• Task item
Copies of all lines containing the string "elif" are needed from the data below.
[Start of section]
# achacond/k-step_FM-index

Hardware: AMD Instinct MI355X
Metric: Mqueries/s (100 bp reads, 3 Gbase index) (higher is better)
Workload: dtype u32; 1 GPU; Task-2Step backward search, 3 Gbase index, 10M x 100 bp reads per GPU; backend=task-mid, k=2, d=64, ref_size=3000000000, queries_per_gpu=10000000, qlen=100, query_upload=ascii, parallelism=query-sharded dp1, index replicated per GPU, no collective

## Files before the change

### include/kstep_fmi.h

```cpp
#ifndef KSTEP_FMI_H_
#define KSTEP_FMI_H_

#include <stdint.h>

#ifdef __cplusplus
extern "C" {
#endif

enum {
  KFMI_SUCCESS                = 0,
  KFMI_E_OPENING_INDEX_FILE   = 1,
  KFMI_E_ALLOCATING_BWT       = 2,
  KFMI_E_ALLOCATING_FMI       = 3,
  KFMI_E_READING_BWT          = 4,
  KFMI_E_READING_FMI          = 5,
  KFMI_E_SAVING_INDEX_FILE    = 6,
  KFMI_E_SAVING_BWT_FILE      = 7,
  KFMI_E_BUILDING_BWT         = 8,
  KFMI_E_BUILDING_FMI         = 9,
  KFMI_E_OPENING_REFERENCE_FILE = 10,
  KFMI_E_ALLOCATING_REFERENCE = 11,
  KFMI_E_READING_MFASTA_FILE  = 12,
  KFMI_E_READING_REFERENCE_FILE = 13,
  KFMI_E_OPENING_MFASTA_FILE  = 14,
  KFMI_E_ALLOCATING_MFASTA    = 15,
  KFMI_E_ALLOCATING_RESULTS   = 16,
  KFMI_E_OPENING_RESULTS_FILE = 17,
  KFMI_E_READING_RESULTS_FILE = 18,
  KFMI_E_NOT_IMPLEMENTED      = 19,
  KFMI_E_NO_DEVICE            = 30,
  KFMI_E_DEVICE_ALLOC         = 31,
  KFMI_E_KERNEL               = 32,
  KFMI_E_BAD_ARGUMENT         = 33,
  KFMI_E_NOT_ON_DEVICE        = 34,
  KFMI_INDEX_VER_BASELINE      = 100,
  KFMI_INDEX_VER_INTERLEAVE    = 101,
  KFMI_INDEX_VER_BASELINE_AC   = 200,
  KFMI_INDEX_VER_INTERLEAVE_AC = 201
};


int32_t loadIndex(const char *fn, void **index);
int32_t saveIndex(const char *fn, void *index);
int32_t initResults(uint32_t numresults, void **results);
void    searchIndexGPU(void *index, void *queries, void *resIntervals);
void    searchIndexCPU(void *index, void *queries, void *resIntervals);
int32_t freeIndex(void **index);
int32_t freeReference(void **reference, void **index);
int32_t buildIndex(void *reference, void **index);
int32_t freeQueriesGPU(void **queries);
int32_t freeResultsGPU(void **results);
int32_t freeIndexGPU(void **index);
int32_t transferGPUtoCPU(void *results);
int32_t transferCPUtoGPU(void *index, void *queries, void *results);
int32_t kfmi_queries_upload_form(void *queries);

double   sampleTime(void);
uint32_t base2index(uint32_t base);
int32_t  loadRef(const char *fn, uint32_t refsize, void **reference);
int32_t  saveRef(const char *fn, void *reference);
int32_t  loadQueries(const char *fn, uint32_t sizequery, uint32_t numqueries, void **queries);
int32_t  writeResults(const char *fn, uint32_t *results, uint32_t numqueries);
int32_t  loadResults(const char *fn, void **results);
int32_t  freeQueries(void **queries);
int32_t  freeResults(void **results);
int32_t  saveResults(const char *fn, void *results, void *index);
char    *errorCommon(int32_t e);


int32_t     kfmi_set_backend(const char *name);
const char *kfmi_get_backend(void);
int32_t     kfmi_set_device(int32_t device);
int32_t     kfmi_device_count(void);
int32_t     kfmi_device_pci_bus_id(int32_t device, char *buf, int32_t len);
int32_t     kfmi_last_error(void);
int32_t     kfmi_search(void *index, void *queries, void *results);
int32_t     kfmi_search_cpu(void *index, void *queries, void *results, int32_t nthreads);
#define KFMI_FTAB_AUTO 0xFFFFFFFFu
int32_t     kfmi_set_ftab(uint32_t bases);
uint32_t    kfmi_ftab_auto_bases(uint64_t rows, uint32_t K, uint64_t budget_bytes);
#define KFMI_FTAB_BUDGET_FREE 0xFFFFFFFFFFFFFFFFull
int32_t     kfmi_set_ftab_budget(uint64_t bytes);
uint64_t    kfmi_device_ftab_bytes(void *index);
#define KFMI_SKIP_AUTO 0xFFFFFFFFu
int32_t     kfmi_set_skip(uint32_t mode);
uint32_t    kfmi_skip_in_effect(void);
uint32_t    kfmi_skip_auto(uint64_t rows, uint32_t K, uint64_t budget_bytes);
uint64_t    kfmi_device_skip_bytes(void *index);
int32_t     kfmi_device_skip_table(void *index, void *out, uint64_t entries, uint32_t *steps);
#define KFMI_JUMP_AUTO 0xFFFFFFFFu
#define KFMI_JUMP_MIN_DEFAULT 8u
int32_t     kfmi_set_jump(uint32_t mode);
uint32_t    kfmi_jump_in_effect(void);
int32_t     kfmi_set_jump_min(uint32_t bases);
uint32_t    kfmi_jump_min(void);
uint32_t    kfmi_jump_auto(uint64_t rows, uint32_t K, uint64_t budget_bytes);
uint64_t    kfmi_device_jump_bytes(void *index);
int32_t     kfmi_device_jump_tables(void *index, uint32_t member, uint32_t *sa, uint32_t *isa, uint64_t rows,
                                    uint32_t *text, uint64_t words);
int32_t     kfmi_set_jump_lines(uint32_t mode);
uint32_t    kfmi_jump_lines(void);
uint64_t    kfmi_device_jump_line_bytes(void *index);
int32_t     kfmi_device_jump_lines(void *index, uint32_t member, uint32_t *out, uint64_t lines);
int32_t     kfmi_jump_line_geometry(uint64_t n, uint64_t p, uint32_t nb, uint64_t *out);
int32_t     kfmi_set_split_class(uint32_t cls);
int32_t     kfmi_set_fused(int32_t on);
int32_t     kfmi_set_walk_check(uint32_t mode);
int32_t     kfmi_fail_index_uploads(uint32_t n);
int32_t     kfmi_walk_check_last(void);
int32_t     kfmi_set_devices(const int32_t *devices, int32_t n);
int32_t     kfmi_get_devices(int32_t *devices, int32_t cap);
int32_t     kfmi_last_timing(double *ms_total, double *ms_pack, double *ms_lf);

int32_t kfmi_load_index_tag(const char *fn, uint32_t required_tag, void **index);
int32_t kfmi_index_from_image(const void *image, uint64_t bytes, void **index);
int32_t kfmi_index_image(void *index, const void **image, uint64_t *bytes);
int32_t kfmi_index_header(void *index, uint32_t *out14);

int32_t kfmi_transform_interleave(void *index100, void **index101);
int32_t kfmi_transform_ac(void *index100, void **index200, void **index201);
int32_t kfmi_transform_plain(void *index_ac, void **index100);

int32_t   kfmi_queries_from_buffer(const char *ascii, uint64_t num, uint32_t size, void **queries);
int32_t   kfmi_results_alloc(uint64_t num, void **results);
uint32_t *kfmi_results_host(void *results);
uint64_t  kfmi_results_num(void *results);

int32_t kfmi_build_index_cpu(const char *text, uint64_t n, uint32_t k, uint32_t d, void **index);
int32_t kfmi_build_index_gpu(const char *text, uint64_t n, uint32_t k, uint32_t d,
                             int32_t want_host_image, void **index);
int32_t kfmi_derive_index_gpu(void *index, uint32_t k_out, int32_t want_host_image, void **out);
int32_t kfmi_set_alphabet(const char *mode);
int32_t kfmi_build_stats(uint64_t *ties, uint32_t *rounds);

int32_t kfmi_count_blocks(void *index, void *queries, uint64_t *blocks);
int32_t kfmi_count_lines(void *index, void *queries, uint64_t out[4]);
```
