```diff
@@ -288,9 +356,52 @@
 #include "polar_scl_visits.inc"
 #include "polar_scl_leaf.inc"
         }
+        PROF_HEAD_END
         PROF_OUT
 
+#if POLAR_HEAD == 1
+        {
+            static_assert(GS == 4 && ED && !LAT && !PIPE && LDS_LOG == 3, "export exists for the groups of 4 lanes in the default tuning");
+            (void)K; (void)g_tb;
+            if (valid) {
+                u64 *rec = p.head_rec + (size_t)cw * (size_t)p.head_rows * 4 + lig;
+                rec[0] = active ? (u64)__double_as_longlong(pm) : 0ull;
+                rec[4] = clsmall;
+                rec[8] = (u64)hword | ((u64)t << 32) | ((u64)(active ? 1 : 0) << 63);
+                if (active) {
+                    int r = 3;
+                    for (int s = 6; s < n; ++s) {
+                        if (!((p.head_c_mask >> s) & 1u)) continue;
+                        const int nwd = (1 << s) / 32;
+                        const uint32_t *src = g_cl + (size_t)(nwd - 2) * 64 + gbase + pC.get(s);
+                        for (int w = 0; w < nwd; w += 2) {
+                            const uint32_t x0 = src[(size_t)w * 64], x1 = src[(size_t)(w + 1) * 64];
+                            rec[(size_t)(r + w) * 4] = x0; rec[(size_t)(r + w + 1) * 4] = x1;
+                        }
+                        r += nwd;
+                    }
+                    for (int s = 5; s < n; ++s) {
+                        if (!((p.head_llr_mask >> s) & 1u)) continue;
+                        const int T = 1 << s;
+                        const double *src = g_llr + (size_t)(T - 2 * SL) * 64 + gbase + pL.get(s);
+                        for (int j = 0; j < T; j += 8) {
+                            double x[8];
+#pragma unroll
+                            for (int k = 0; k < 8; ++k) x[k] = src[(size_t)(j + k) * 64];
+#pragma unroll
+                            for (int k = 0; k < 8; ++k) rec[(size_t)(r + j + k) * 4] = (u64)__double_as_longlong(x[k]);
+                        }
+                        r += T;
+                    }
+                }
+            }
+            guard |= __ballot(gacc <= ED_GACC_FLAG);
+            if (valid && lig == 0 && ((guard >> gbase) & gmask) != 0) p.flags[cw] = 1;
+            wave_mem_fence();
+        }
+#else
 #include "polar_scl_finish.inc"
+#endif
         if (p.work) {
             unsigned nxt = 0;
             if (lane == 0) nxt = atomicAdd(p.work, 1u);
@@ -640,6 +751,24 @@
         default: return hipErrorInvalidValue;
     }
 }
+#elif POLAR_ED_TU == 5
+hipError_t polar_launch_decode_head_export(const PolarHeadParams &p, int grid, hipStream_t st) {
+    if (!p.head_rec || p.L != 4 || p.head_phi <= 0 || p.head_phi >= p.N || grid < 4 || (grid & 3)) return hipErrorInvalidValue;
+    hipLaunchKernelGGL((scl_decode_llr_kernel<4, 3, 0, true>), dim3(grid / 4), dim3(256), polar_decode_lds_bytes(3, 0), st, p);
+    return hipGetLastError();
+}
+#elif POLAR_ED_TU == 6
+hipError_t polar_launch_decode_head_import(const PolarHeadParams &p, int grid, hipStream_t st) {
+    if (!p.head_rec || p.L < 17 || p.L > 32 || p.head_phi <= 0 || p.head_phi >= p.N || grid < 4 || (grid & 3)) return hipErrorInvalidValue;
+    const size_t lds = polar_decode_lds_bytes(3, 0);
+#ifndef POLAR_NO_FIXED_N
+    if (p.n == 11) hipLaunchKernelGGL((scl_decode_llr_kernel<32, 3, 0, true, 11>), dim3(grid / 4), dim3(256), lds, st, p);
+    else if (p.n == 10) hipLaunchKernelGGL((scl_decode_llr_kernel<32, 3, 0, true, 10>), dim3(grid / 4), dim3(256), lds, st, p);
+    else
+#endif
+    hipLaunchKernelGGL((scl_decode_llr_kernel<32, 3, 0, true>), dim3(grid / 4), dim3(256), lds, st, p);
+    return hipGetLastError();
+}
 #elif POLAR_ED_TU == 2
 hipError_t polar_launch_decode_llr_ed1_gs32(const PolarDecodeParams &p, int lds_log, int pipe, int grid, hipStream_t st) {
     return launch_gs<32, true>(p, lds_log, pipe, grid, st);
diff --git a/polar_amd/csrc/polar_scl_visits.inc b/polar_amd/csrc/polar_scl_visits.inc
--- a/polar_amd/csrc/polar_scl_visits.inc
+++ b/polar_amd/csrc/polar_scl_visits.inc
@@ -215,7 +215,11 @@
                                 }
                             }
                         };
+#if POLAR_HEAD == 2
+                        const bool tsrc = tbl && lam == 3 && phi >= S2 && (phi >= S1 || p.head_phi <= S2);
+#else
                         const bool tsrc = tbl && lam == 3 && phi >= S2;
+#endif
                         auto fused4 = [&](const double *inp, double *o0, double *o1, double *o2, double *o3, auto NTT, auto TSS, auto GMM) {
                             constexpr bool TS = decltype(TSS)::value;
                             constexpr int GM = decltype(GMM)::value;
```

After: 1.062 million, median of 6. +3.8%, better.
[End of section]
• Result of this task
+#elif POLAR_ED_TU == 5
+#elif POLAR_ED_TU == 6
 #elif POLAR_ED_TU == 2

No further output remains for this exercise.